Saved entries
▬▬▬

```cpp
extern "C" int ppn_set_conv_tile_override(int32_t bp, int32_t bc) {
    if (bp == 0 && bc == 0) { ppnconv::g_ov_bp = ppnconv::g_ov_bc = 0; return PPN_OK; }
    if (!ppnconv::tile_shape_ok(bp, bc))
        return ppn::fail(PPN_E_INVALID, "ppn_set_conv_tile_override: bp in {128,192,256}, bc in {64,128,256}, not 192x64; or 144x256");
    ppnconv::g_ov_bp = bp; ppnconv::g_ov_bc = bc;
    return PPN_OK;
}

extern "C" int ppn_set_conv_tile_policy(int32_t policy) {
    if (policy < 0 || policy > 2) return ppn::fail(PPN_E_INVALID, "ppn_set_conv_tile_policy: 0, 1 or 2");
    ppnconv::g_tile_policy = policy;
    return PPN_OK;
}
```

pytorch_pose_proposal_network_amd/csrc/conv_common.h:

```cpp
#pragma once
#include <hip/hip_bf16.h>

#include "common.h"

namespace ppnconv {

typedef __attribute__((ext_vector_type(4))) float f32x4;
typedef __attribute__((ext_vector_type(8))) short s16x8;
typedef __attribute__((ext_vector_type(8))) __bf16 bf16x8;
typedef __attribute__((ext_vector_type(8))) _Float16 f16x8;

struct FastDiv {
    unsigned mul, sh1, sh2;
};
inline FastDiv make_fastdiv(unsigned d) {
    unsigned l = 0;
    while ((1ull << l) < d) ++l;
    const unsigned long long m = ((1ull << 32) * ((1ull << l) - d)) / d + 1;
    return FastDiv{(unsigned)m, l < 1 ? l : 1u, l > 0 ? l - 1 : 0u};
}
__device__ __forceinline__ int fast_div(int n, const FastDiv& f) {
    const unsigned t = __umulhi(f.mul, (unsigned)n);
    return (int)((t + (((unsigned)n - t) >> f.sh1)) >> f.sh2);
}

struct ConvKArgs {
    const char* src;
    const char* wgt;
    const float* scale1;
    const float* shift1;
    const char* residual;
    char* out_raw;
    const float* scale2;
    const float* shift2;
    char* out_act;
    const char* zero;
    int B, H, W, Cin, Ho, Wo, Cout, ks, stride, dil, pad;
    int Ktot;
    int M;
    int m_base;
    int HoWo;
    FastDiv div_howo, div_wo, div_nct;
    int act1, act2, nchw;
    int log2Cin;
    int n_ctiles, n_ptiles;
    float* unary_out;
    unsigned long long* amax_keys;
    int unary_ch, window;
    const char* src2;
    int H2, W2, Cin2, stride2;
    int nsteps_main;
    unsigned src2_bytes;
    int lo_off;
    int out_bf16;
    int out_plain;
    const char* pf_ptr;
    unsigned pf_lines, pf_per_wg;
    double* st_partial;
    int st_mode, st_act;
    const char* st_x;
    const float *st_gamma, *st_beta, *st_mean, *st_rstd;
};

template <typename T>
struct Elem;
template <>
struct Elem<float> {
    static constexpr int EPC = 4;
};
template <>
struct Elem<__bf16> {
    static constexpr int EPC = 8;
};
template <>
struct Elem<_Float16> {
    static constexpr int EPC = 8;
};
template <typename T> constexpr const char* elem_name() { return sizeof(T) == 4 ? "float" : "__bf16"; }
template <> constexpr const char* elem_name<_Float16>() { return "_Float16"; }

__device__ __forceinline__ float sigmoid_fast(float v) { return __builtin_amdgcn_rcpf(1.0f + __expf(-v)); }

__device__ __forceinline__ float apply_act(float v, int act) {
    switch (act) {
        case PPN_ACT_RELU: return v > 0.f ? v : 0.f;
        case PPN_ACT_LRELU: return v > 0.f ? v : v * 0.1f;
        case PPN_ACT_SIGMOID: return sigmoid_fast(v);
        default: return v;
    }
}

__device__ __forceinline__ void glds16(const char* gptr, char* lds_wave_base) {
    __builtin_amdgcn_global_load_lds((const void __attribute__((address_space(1)))*)gptr,
                                     (void __attribute__((address_space(3)))*)lds_wave_base, 16, 0, 0);
}

__device__ __forceinline__ void mma_step(f32x4& acc, const f32x4& wf, const f32x4& xf, float*) {
    acc = __builtin_amdgcn_mfma_f32_16x16x4f32(wf.x, xf.x, acc, 0, 0, 0);
    acc = __builtin_amdgcn_mfma_f32_16x16x4f32(wf.y, xf.y, acc, 0, 0, 0);
    acc = __builtin_amdgcn_mfma_f32_16x16x4f32(wf.z, xf.z, acc, 0, 0, 0);
    acc = __builtin_amdgcn_mfma_f32_16x16x4f32(wf.w, xf.w, acc, 0, 0, 0);
}
__device__ __forceinline__ void mma_step(f32x4& acc, const f32x4& wf, const f32x4& xf, __bf16*) {
    acc = __builtin_amdgcn_mfma_f32_16x16x32_bf16(__builtin_bit_cast(bf16x8, wf), __builtin_bit_cast(bf16x8, xf),
                                                  acc, 0, 0, 0);
}
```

▬▬▬

◆ Task instructions
Every entry should be printed again exactly as written.

◆ The answer
```cpp
extern "C" int ppn_set_conv_tile_override(int32_t bp, int32_t bc) {
    if (bp == 0 && bc == 0) { ppnconv::g_ov_bp = ppnconv::g_ov_bc = 0; return PPN_OK; }
    if (!ppnconv::tile_shape_ok(bp, bc))
        return ppn::fail(PPN_E_INVALID, "ppn_set_conv_tile_override: bp in {128,192,256}, bc in {64,128,256}, not 192x64; or 144x256");
    ppnconv::g_ov_bp = bp; ppnconv::g_ov_bc = bc;
    return PPN_OK;
}

extern "C" int ppn_set_conv_tile_policy(int32_t policy) {
    if (policy < 0 || policy > 2) return ppn::fail(PPN_E_INVALID, "ppn_set_conv_tile_policy: 0, 1 or 2");
    ppnconv::g_tile_policy = policy;
    return PPN_OK;
}
```

pytorch_pose_proposal_network_amd/csrc/conv_common.h:

```cpp
#pragma once
#include <hip/hip_bf16.h>

#include "common.h"

namespace ppnconv {

typedef __attribute__((ext_vector_type(4))) float f32x4;
typedef __attribute__((ext_vector_type(8))) short s16x8;
typedef __attribute__((ext_vector_type(8))) __bf16 bf16x8;
typedef __attribute__((ext_vector_type(8))) _Float16 f16x8;

struct FastDiv {
    unsigned mul, sh1, sh2;
};
inline FastDiv make_fastdiv(unsigned d) {
    unsigned l = 0;
    while ((1ull << l) < d) ++l;
    const unsigned long long m = ((1ull << 32) * ((1ull << l) - d)) / d + 1;
    return FastDiv{(unsigned)m, l < 1 ? l : 1u, l > 0 ? l - 1 : 0u};
}
__device__ __forceinline__ int fast_div(int n, const FastDiv& f) {
    const unsigned t = __umulhi(f.mul, (unsigned)n);
    return (int)((t + (((unsigned)n - t) >> f.sh1)) >> f.sh2);
}

struct ConvKArgs {
    const char* src;
    const char* wgt;
    const float* scale1;
    const float* shift1;
    const char* residual;
    char* out_raw;
    const float* scale2;
    const float* shift2;
    char* out_act;
    const char* zero;
    int B, H, W, Cin, Ho, Wo, Cout, ks, stride, dil, pad;
    int Ktot;
    int M;
    int m_base;
    int HoWo;
    FastDiv div_howo, div_wo, div_nct;
    int act1, act2, nchw;
    int log2Cin;
    int n_ctiles, n_ptiles;
    float* unary_out;
    unsigned long long* amax_keys;
    int unary_ch, window;
    const char* src2;
    int H2, W2, Cin2, stride2;
    int nsteps_main;
    unsigned src2_bytes;
    int lo_off;
    int out_bf16;
    int out_plain;
    const char* pf_ptr;
    unsigned pf_lines, pf_per_wg;
    double* st_partial;
    int st_mode, st_act;
    const char* st_x;
    const float *st_gamma, *st_beta, *st_mean, *st_rstd;
};

template <typename T>
struct Elem;
template <>
struct Elem<float> {
    static constexpr int EPC = 4;
};
template <>
struct Elem<__bf16> {
    static constexpr int EPC = 8;
};
template <>
struct Elem<_Float16> {
    static constexpr int EPC = 8;
};
template <typename T> constexpr const char* elem_name() { return sizeof(T) == 4 ? "float" : "__bf16"; }
template <> constexpr const char* elem_name<_Float16>() { return "_Float16"; }

__device__ __forceinline__ float sigmoid_fast(float v) { return __builtin_amdgcn_rcpf(1.0f + __expf(-v)); }

__device__ __forceinline__ float apply_act(float v, int act) {
    switch (act) {
        case PPN_ACT_RELU: return v > 0.f ? v : 0.f;
        case PPN_ACT_LRELU: return v > 0.f ? v : v * 0.1f;
        case PPN_ACT_SIGMOID: return sigmoid_fast(v);
        default: return v;
    }
}

__device__ __forceinline__ void glds16(const char* gptr, char* lds_wave_base) {
    __builtin_amdgcn_global_load_lds((const void __attribute__((address_space(1)))*)gptr,
                                     (void __attribute__((address_space(3)))*)lds_wave_base, 16, 0, 0);
}

__device__ __forceinline__ void mma_step(f32x4& acc, const f32x4& wf, const f32x4& xf, float*) {
    acc = __builtin_amdgcn_mfma_f32_16x16x4f32(wf.x, xf.x, acc, 0, 0, 0);
    acc = __builtin_amdgcn_mfma_f32_16x16x4f32(wf.y, xf.y, acc, 0, 0, 0);
    acc = __builtin_amdgcn_mfma_f32_16x16x4f32(wf.z, xf.z, acc, 0, 0, 0);
    acc = __builtin_amdgcn_mfma_f32_16x16x4f32(wf.w, xf.w, acc, 0, 0, 0);
}
__device__ __forceinline__ void mma_step(f32x4& acc, const f32x4& wf, const f32x4& xf, __bf16*) {
    acc = __builtin_amdgcn_mfma_f32_16x16x32_bf16(__builtin_bit_cast(bf16x8, wf), __builtin_bit_cast(bf16x8, xf),
                                                  acc, 0, 0, 0);
}
```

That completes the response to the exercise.